L'administration est tracée dans le dossier informatisé de la patiente.
Le lendemain matin, la sage-femme de jour passe voir Mme F. pour réaliser le monitoring afin de préparer sa sortie : elle lui demande comment s'est passée la nuit, la patiente lui relate l'épisode des contractions et la prise des 2 comprimés de Spasfon® qui l'ont bien soulagée. Voulant jeter l'emballage des médicaments resté sur la table de nuit, la sage-femme s'aperçoit que la patiente n'a pas pris du Spasfon® mais de l'ibuprofène. Elle prévient immédiatement le médecin de garde. Ce dernier vient rapidement interroger et examiner la patiente et lui explique la situation.

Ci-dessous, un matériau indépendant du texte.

#pragma unroll 1
      for (int e = 1; e < 8; ++e) {
        CellPos cp = ccp;
        float v[16];
        bool flush;
        if (e < 7) {
          flush = (left >> e) & 1u;
          if (__ballot(flush) == 0ull) continue;
          float2 d = dv[1];
#pragma unroll
          for (int k = 2; k < 7; ++k) {
            d.x = e == k ? dv[k].x : d.x;
            d.y = e == k ? dv[k].y : d.y;
          }
          float q[3];
          fd_point(p, e, eps, radius, q);
          cp = cell_of(l_scale, contract(q[0], radius), contract(q[1], radius), contract(q[2], radius));
#pragma unroll
          for (int c = 0; c < 8; ++c) {
            const float w = corner_weight(cp, c);
            v[2 * c] = w * d.x;
            v[2 * c + 1] = w * d.y;
          }
        } else {
          const float X[2] = {1.0f - cp.f[0], cp.f[0]}, Y[2] = {1.0f - cp.f[1], cp.f[1]},
                      Z[2] = {1.0f - cp.f[2], cp.f[2]};
#pragma unroll
          for (int c = 0; c < 8; ++c) {
            const int cx_ = c & 1, cy_ = (c >> 1) & 1, cz_ = (c >> 2) & 1;
            const float yz = Y[cy_] * Z[cz_], xz = X[cx_] * Z[cz_], xy = X[cx_] * Y[cy_];
            const float w = X[cx_] * yz;
            const float gx = cx_ ? yz : -yz, gy = cy_ ? xz : -xz, gz = cz_ ? xy : -xy;
            v[2 * c] = fmaf(D0.x, w, fmaf(Da[0].x, gx, fmaf(Da[1].x, gy, Da[2].x * gz)));
            v[2 * c + 1] = fmaf(D0.y, w, fmaf(Da[0].y, gx, fmaf(Da[1].y, gy, Da[2].y * gz)));
          }
          flush = valid;
        }
        const int key = flush ? (int)((cp.c[0] & 1023u) | ((cp.c[1] & 1023u) << 10) | ((cp.c[2] & 1023u) << 20))
                              : (0x40000000 | lane);
#pragma unroll
        for (int k = 0; k < 16; ++k) v[k] = flush ? v[k] : 0.0f;
        bool lead = flush;
        const int key_next = dpp_i<0x101>(key), key_prev = dpp_i<0x111>(key);
        const int l15 = lane & 15;
        const bool starts = ((l15 == 0) | (key_prev != key)) & flush;
        const int n_flush = __popcll(__ballot(flush)), n_start = __popcll(__ballot(starts));
        if (lev < merge_levels && 4 * n_start <= 3 * n_flush) {
          int ee = ((l15 == 15) | (key_next != key)) ? 1 : 0;
#define DSU_SEG_STEP(CTRL)                                              \
          {                                                             \
            const int eo = dpp_i<CTRL>(ee);                             \
            _Pragma("unroll") for (int k = 0; k < 16; ++k) {            \
              const float vo = dpp_f<CTRL>(v[k]);                       \
              v[k] += ee ? 0.0f : vo;                                   \
            }                                                           \
            ee |= eo;                                                   \
          }
          DSU_SEG_STEP(0x101) DSU_SEG_STEP(0x102) DSU_SEG_STEP(0x104) DSU_SEG_STEP(0x108)
#undef DSU_SEG_STEP
          lead = starts;
        }
        if (dense) {
          if (lead) {
            const int base = ((int)cp.c[0] - x0) + ((int)cp.c[1] - y0) * ddx + ((int)cp.c[2] - z0) * ddxy;
#pragma unroll
            for (int c = 0; c < 8; ++c) {
              const int t = base + (c & 1) + ((c >> 1) & 1) * ddx + ((c >> 2) & 1) * ddxy;
              atomicAdd(&tile[2 * t], gc_fix(v[2 * c]));
              atomicAdd(&tile[2 * t + 1], gc_fix(v[2 * c + 1]));
            }
          }
          continue;
        }
        const unsigned long long bal = __ballot(lead);
        if (lead) {
          const int pos = qn + 8 * __popcll(bal & ((1ull << lane) - 1ull));
          uint32_t ent[8];
#pragma unroll
          for (int c = 0; c < 8; ++c)
            ent[c] = l_off + grid_index(l_hashed, hsize, l_res, cp.c[0] + (c & 1),
                                        cp.c[1] + ((c >> 1) & 1), cp.c[2] + ((c >> 2) & 1));
#pragma unroll
          for (int q4 = 0; q4 < 2; ++q4) {
            *reinterpret_cast<uint4*>(&q_ent[pos + 4 * q4]) =
                make_uint4(ent[4 * q4], ent[4 * q4 + 1], ent[4 * q4 + 2], ent[4 * q4 + 3]);
            *reinterpret_cast<float4*>(&q_v0[pos + 4 * q4]) =
                make_float4(v[8 * q4], v[8 * q4 + 2], v[8 * q4 + 4], v[8 * q4 + 6]);
            *reinterpret_cast<float4*>(&q_v1[pos + 4 * q4]) =
                make_float4(v[8 * q4 + 1], v[8 * q4 + 3], v[8 * q4 + 5], v[8 * q4 + 7]);
          }
        }
        qn += 8 * __popcll(bal);
        if (qn + 512 > SC_QCAP) drain();
      }
      if (!dense) drain();
      __syncthreads();
      if (dense) {
        for (int t = threadIdx.x; t < vol; t += blockDim.x) {
          const unsigned long long a0 = tile[2 * t], a1 = tile[2 * t + 1];
          if (a0 | a1) {
            const int z = t / ddxy, rr = t - z * ddxy;
            const int y = rr / ddx, x = rr - y * ddx;
            const uint32_t g = l_off + grid_index(l_hashed, hsize, l_res, (uint32_t)(x0 + x),
                                                  (uint32_t)(y0 + y), (uint32_t)(z0 + z));
            unsafeAtomicAdd(gtable + (size_t)g * 2, gc_unfix(a0));
            unsafeAtomicAdd(gtable + (size_t)g * 2 + 1, gc_unfix(a1));
            tile[2 * t] = 0ull;
            tile[2 * t + 1] = 0ull;
          }
        }
      } else {
        flush_cache();
      }
      cur = nxt;
      nxt = after_next;
    }
  }
}

constexpr int BWD_MFMA_MAX_BLOCKS = 512;

}

#define DSU_DISPATCH_NL(nl, ...)                       \
  switch (nl) {                                        \
    case 10: { constexpr int NL = 10; __VA_ARGS__ } break; \
    case 12: { constexpr int NL = 12; __VA_ARGS__ } break; \
    default: return DSU_EUNSUP;                        \
  }

extern "C" {

int64_t dsu_sdf_fd_enc_cache_bytes(int64_t n, uint32_t active_levels) {
  if (n < 0 || active_levels > DSU_MAX_LEVELS) return DSU_EINVAL;
  return (int64_t)7 * n * active_levels * 4;
}

int64_t dsu_sdf_fd_bwd_workspace_bytes(const dsu_hashgrid_cfg* cfg, int64_t n) {
  if (!cfg || n < 0) return DSU_EINVAL;
  if (cfg->n_levels != 10 && cfg->n_levels != 12) return DSU_EUNSUP;
  const int blocks = dsu_capped_blocks(n, 256, BWD_MFMA_MAX_BLOCKS);
  return (int64_t)blocks * PART_STRIDE * sizeof(float) +
         (int64_t)7 * n * cfg->n_levels * (int64_t)sizeof(float2) + 256;
}

int dsu_sdf_fd_bwd_sorted(const dsu_hashgrid_cfg* cfg, const void* table_f16, const dsu_sdf_mlp* mlp,
                   const float* pts, const int32_t* perm, int64_t n, float radius, float eps,
                   uint32_t active_levels, const float* d_sdf, const float* d_grad,
                   const float* d_feature, const float* d_laplace, float* grad_table,
                   float* g_w0, float* g_b0, float* g_w1, float* g_b1, void* workspace,
                   int64_t workspace_bytes, const void* enc_cache, void* stream) {
  return dsu_sdf_fd_bwd_sorted_fold(cfg, table_f16, mlp, pts, perm, n, radius, eps, active_levels,
                                    d_sdf, d_grad, d_feature, d_laplace, grad_table, g_w0, g_b0, g_w1,
                                    g_b1, workspace, workspace_bytes, enc_cache, nullptr, nullptr,
                                    stream);
}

La patiente comprend que le mauvais médicament lui a été administré, une surveillance mensuelle par échographie et monitoring lui est proposée dans ce contexte : la patiente accepte.

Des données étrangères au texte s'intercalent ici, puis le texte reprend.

int MapEngine::n_keyframes() const {
  int n = 0;
  for (const KFrame& k : kfs_) n += !k.bad;
  return n;
}

void MapEngine::prepare(MapFrameH& F) const {
  F.mps.assign(F.n, -1);
  F.outlier.assign(F.n, 0);
  F.refKF = -1;
  F.hasBow = false;
  F.bow.word.clear();
  F.bow.value.clear();
  F.fv = FeatVecH();
}

void MapEngine::mark_dirty(int h) {
  if (h >= kTemp) return;
  MPoint& p = pts_[h];
  if (!p.dirty) {
    p.dirty = true;
    dirty_.push_back(h);
  }
}

int MapEngine::new_point_kf(const float* pos, int kf) {
  MPoint p;
  memcpy(p.pos, pos, 12);
  p.firstKFid = kfs_[kf].id;
  p.refKF = kf;
  pts_.push_back(p);
  hot_.push_back(PtHot());
  n_good_++;
  const int h = (int)pts_.size() - 1;
  mark_dirty(h);
  return h;
}

void MapEngine::add_observation(int h, int kf, int idx) {
  MPoint& p = mp(h);
  if (p.obs_index(kf) >= 0) return;
  auto it = std::lower_bound(p.obs.begin(), p.obs.end(), std::make_pair(kf, INT_MIN));
  p.obs.insert(it, {kf, idx});
  if (kfs_[kf].uR[idx] >= 0)
    p.nObs += 2;
  else
    p.nObs++;
}

void MapEngine::mark_bad(int h) {
  MPoint& p = mp(h);
  if (!p.bad && h < kTemp) n_good_--;
  p.bad = true;
  if (h < kTemp) hot_[h].bad = 1;
  if (!dcache_.empty()) dcache_.erase(h);
}

void MapEngine::set_bad(int h) {
  MPoint& p = mp(h);
  mark_bad(h);
  const std::vector<std::pair<int, int>> o = p.obs;
  p.obs.clear();
  for (const auto& kv : o) kfs_[kv.first].mps[kv.second] = -1;
  mark_dirty(h);
}

void MapEngine::compute_distinctive(int h) {
  MPoint& p = mp(h);
  if (p.bad || p.obs.empty()) return;
  struct Timer {
    MapEngine* m;
    double t;
    ~Timer() {
      if (m) m->mstats_.blk_us[14] += now_us() - t;
    }
  } timer{prof_on_ ? this : nullptr, prof_on_ ? now_us() : 0};
  constexpr int kStack = 32;
  const uint8_t* Ds[kStack];
  std::vector<const uint8_t*> Dh;
  std::vector<uint64_t> ids;
  int N = 0;
  for (const auto& kv : p.obs)
    if (!kfs_[kv.first].bad) {
      const uint8_t* d = kfs_[kv.first].desc.data() + 32 * (size_t)kv.second;
      if (N < kStack) Ds[N] = d;
      if (N == kStack) Dh.assign(Ds, Ds + kStack);
      if (N >= kStack) Dh.push_back(d);
      ids.push_back(((uint64_t)(uint32_t)kv.first << 32) | (uint32_t)kv.second);
      N++;
    }
  if (N == 0) return;
  const uint8_t* const* Dv = N <= kStack ? Ds : Dh.data();
  int dist_s[kStack * kStack], v_s[kStack];
  std::vector<int> dist_h, v_h;
  if (N > kStack) {
    dist_h.assign((size_t)N * N, 0);
// ... 58 lines not shown
    const float* Ow = kfs_[kv.first].Ow;
    const float ni[3] = {p.pos[0] - Ow[0], p.pos[1] - Ow[1], p.pos[2] - Ow[2]};
    const double inv = 1.0 / (double)norm3(ni);
    for (int k = 0; k < 3; k++) normal[k] = normal[k] + (float)((double)ni[k] * inv);
    n++;
  }
  const KFrame& R = kfs_[p.refKF];
  const float PC[3] = {p.pos[0] - R.Ow[0], p.pos[1] - R.Ow[1], p.pos[2] - R.Ow[2]};
  const float dist = norm3(PC);
  const int level = R.keys[p.obs_index(p.refKF)].octave;
  p.maxDist = dist * cam_.scale[level];
  p.minDist = p.maxDist / cam_.scale[cam_.nlevels - 1];
  for (int k = 0; k < 3; k++) p.normal[k] = (float)((double)normal[k] * (1.0 / n));
  mark_dirty(h);
}

int MapEngine::new_keyframe(const MapFrameH& C, const float* Tcw) {
  kfs_.emplace_back();
  KFrame& k = kfs_.back();
  k.id = kfNextId_++;
  k.frameId = C.id;
  memcpy(k.Tcw, Tcw, 64);
  cam_centre(Tcw, k.Ow);
  mat4_eye(k.Twc);
  for (int r = 0; r < 3; r++) {
    for (int c = 0; c < 3; c++) k.Twc[4 * r + c] = Tcw[4 * c + r];
    k.Twc[4 * r + 3] = k.Ow[r];
  }
  k.keys.assign(C.kps, C.kps + C.n);
  k.uR.assign(C.uR, C.uR + C.n);
  k.depth.assign(C.depth, C.depth + C.n);
  k.desc.assign(C.desc, C.desc + 32 * (size_t)C.n);
  k.mps = C.mps;
  return (int)kfs_.size() - 1;
}

void MapEngine::update_best_covisibles(int kf) {
  KFrame& K = kfs_[kf];
  std::vector<std::pair<int, int>> v;
  for (const auto& kv : K.conn) v.push_back({kv.second, kv.first});
  std::sort(v.begin(), v.end());
  K.ordered.clear();
  for (auto it = v.rbegin(); it != v.rend(); ++it) K.ordered.push_back(it->second);
}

La fin de la grossesse se déroule normalement : l'enfant, eutrophe, naîtra à terme, avec une excellente adaptation à la vie extra-utérine, et n'aura aucune séquelle de cette erreur médicamenteuse.

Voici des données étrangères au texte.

# 0xC0000054/pdn-jpegxl

Hardware: AMD Instinct MI355X
Metric: megapixels/sec decode (4K lossy VarDCT) (higher is better)
Workload: dtype f32

## Files before the change

### pdn_jpegxl_amd/api.py

```python
import ctypes as C
import os

import numpy as np

from . import build as _build

DECODER_STATUS = ["Ok", "NullParameter", "InvalidParameter", "OutOfMemory", "HasAnimation", "HasMultipleFrames",
                  "ImageDimensionExceedsInt32", "UnsupportedChannelFormat", "CreateLayerError", "CreateMetadataError",
                  "DecodeError", "MetadataError", "InvalidFileSignature"]
ENCODER_STATUS = ["Ok", "NullParameter", "OutOfMemory", "UserCanceled", "EncodeError", "WriteError"]
IMAGE_FORMAT = ["Gray", "Rgb", "Cmyk"]
KNOWN_PROFILE = ["Srgb", "LinearSrgb", "LinearGray", "GraySrgbTRC", "DisplayP3", "Rec709", "Rec2020Linear", "Rec2020PQ"]
S_OK, E_ABORT, E_OUTOFMEMORY, E_FAIL = 0, -2147467260, -2147024882, -2147467259


class ErrorInfo(C.Structure):
    _fields_ = [("errorMessage", C.c_char * 256)]


class BitmapData(C.Structure):
    _fields_ = [("scan0", C.c_void_p), ("width", C.c_uint32), ("height", C.c_uint32), ("stride", C.c_uint32)]


class EncoderOptions(C.Structure):
# ... 248 lines not shown
    L = lib()
    L.jxlhip_parse_metadata.restype = C.c_size_t
    L.jxlhip_parse_metadata.argtypes = [C.c_char_p, C.c_size_t, C.c_int32, C.c_void_p, C.c_size_t, C.POINTER(C.c_int32), C.POINTER(ErrorInfo)]
    err = ErrorInfo()
    st = C.c_int32(0)
    n = L.jxlhip_parse_metadata(data, len(data), which, None, 0, C.byref(st), C.byref(err))
    if st.value != 0 or n == 0:
        return DECODER_STATUS[st.value], None, err.errorMessage.decode("ascii", "replace")
    buf = (C.c_uint8 * n)()
    L.jxlhip_parse_metadata(data, len(data), which, buf, n, C.byref(st), C.byref(err))
    return DECODER_STATUS[st.value], bytes(buf), ""


def static_table(name, index, dtype):
    L = lib()
    n = L.jxlhip_static_table(name.encode(), index, None, 0)
    buf = np.empty(n // np.dtype(dtype).itemsize, dtype)
    L.jxlhip_static_table(name.encode(), index, buf.ctypes.data, n)
    return buf


_PLANE_DTYPES = {"lf": np.float32, "lf_quant": np.int32, "cellinfo": np.uint32, "raw_quant": np.uint16, "sharpness": np.uint8,
                 "ytox": np.int8, "ytob": np.int8, "alpha": np.uint8, "inv_sigma": np.float32, "qcoef": np.int32,
                 "xyb_idct": np.float32, "xyb_filtered": np.float32}


def _last_stage_times(fn_name):
    L = lib()
    fn = getattr(L, fn_name)
    fn.restype = C.c_int32
    fn.argtypes = [C.POINTER(C.c_char_p), C.POINTER(C.c_float), C.c_int32]
    names = (C.c_char_p * 32)()
    ms = (C.c_float * 32)()
    k = fn(names, ms, 32)
    return {names[i].decode(): ms[i] for i in range(k)}


def last_load_stage_times():
    return _last_stage_times("jxlhip_last_load_stage_times")


def last_save_stage_times():
    return _last_stage_times("jxlhip_last_save_stage_times")


class Decoder:

# ... 61 lines not shown
```

### pdn_jpegxl_amd/csrc/decoder.cc

```cpp
#include <hip/hip_runtime.h>
#include <algorithm>
#include <atomic>
#include <cmath>
#include <cstdarg>
#include <cstdio>
#include <cstdlib>
#include <cstring>
#include <memory>
#include <mutex>
#include <string>
#include <thread>
#include <vector>
#include "../../include/jxlfiletypeio.h"
#include "host_parse.h"
#include "icc.h"
#include "kernels.h"

namespace jxlhip {
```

L'équipe médicale et les cadres du service ont souhaité une analyse de cet EI dans le cadre d'une démarche de gestion des risques car les conséquences auraient pu être graves pour le fœtus.
Une analyse de risque a postériori est donc réalisée.
Les données analysées proviennent des éléments recueillis au préalable auprès des professionnels de santé qui sont intervenus dans la prise en charge : recueil réalisé lors d'entretiens individuels, analyse de documents et relecture du dossier par la cadre et les professionnels concernés. La méthode ALARM est retenue.
Prescription orale de médicament et délivrance par un personnel non habilité, sans vérification par le prescripteur, dans un contexte de surcharge de travail.
Partage pour une communication institutionnelle sur l’événement afin de sensibiliser l’ensemble des professionnels de santé sur les erreurs médicamenteuses.
Rappel des bonnes pratiques préconisées par la HAS, à tous les professionnels, concernant l'administration d'un médicament : la règle des 5B :
Rappels sur les actes délégués : prendre en compte le périmètre de compétences et les habitudes >> pas de délégation au personnel non habilité. Et si délégation possible, la contrôler…
Rappels sur les règles d'utilisation des chariots de médicaments : identification par chambre, nominative, préparé toutes les 12 heures par l'équipe de garde, pas de haricot avec plusieurs médicaments mélangés.
Changement de conditionnement de l'ibuprofène : il a été demandé à la pharmacie de se fournir auprès d'un autre laboratoire dont les comprimés soient différents du Spasfon® (autre couleur/taille).
Réflexion initiée sur la pertinence du remplacement des équipements anciens, potentiellement générateur de TMS.
Incitation à la déclaration des surcharges de travail comme événement indésirable pour alerter les managers de proximité, mais également les managers de direction.
Les malades en établissements de santé sont amenés à rencontrer plusieurs corps de métiers différents.
Dans le cadre de la prescription et la délivrance de médicaments, la vigilance est toujours de mise, même lorsqu'il s'agit de médicaments "banals" ou considérés comme "inoffensifs" : la charge de travail et le recours à la délégation dans un but d'entraide ne doivent pas être à l'origine d'une prise en charge dégradée.
L’administration d’un médicament est toujours un acte à risque et doit bénéficier de manière systématique du contrôle ultime au lit du patient.
Les conséquences d'une telle erreur peuvent être graves et peuvent faire des équipes des victimes collatérales : la charge de travail doit alors être prise en compte dans l’organisation du travail, même lorsqu'il s'agit de tâches habituelles.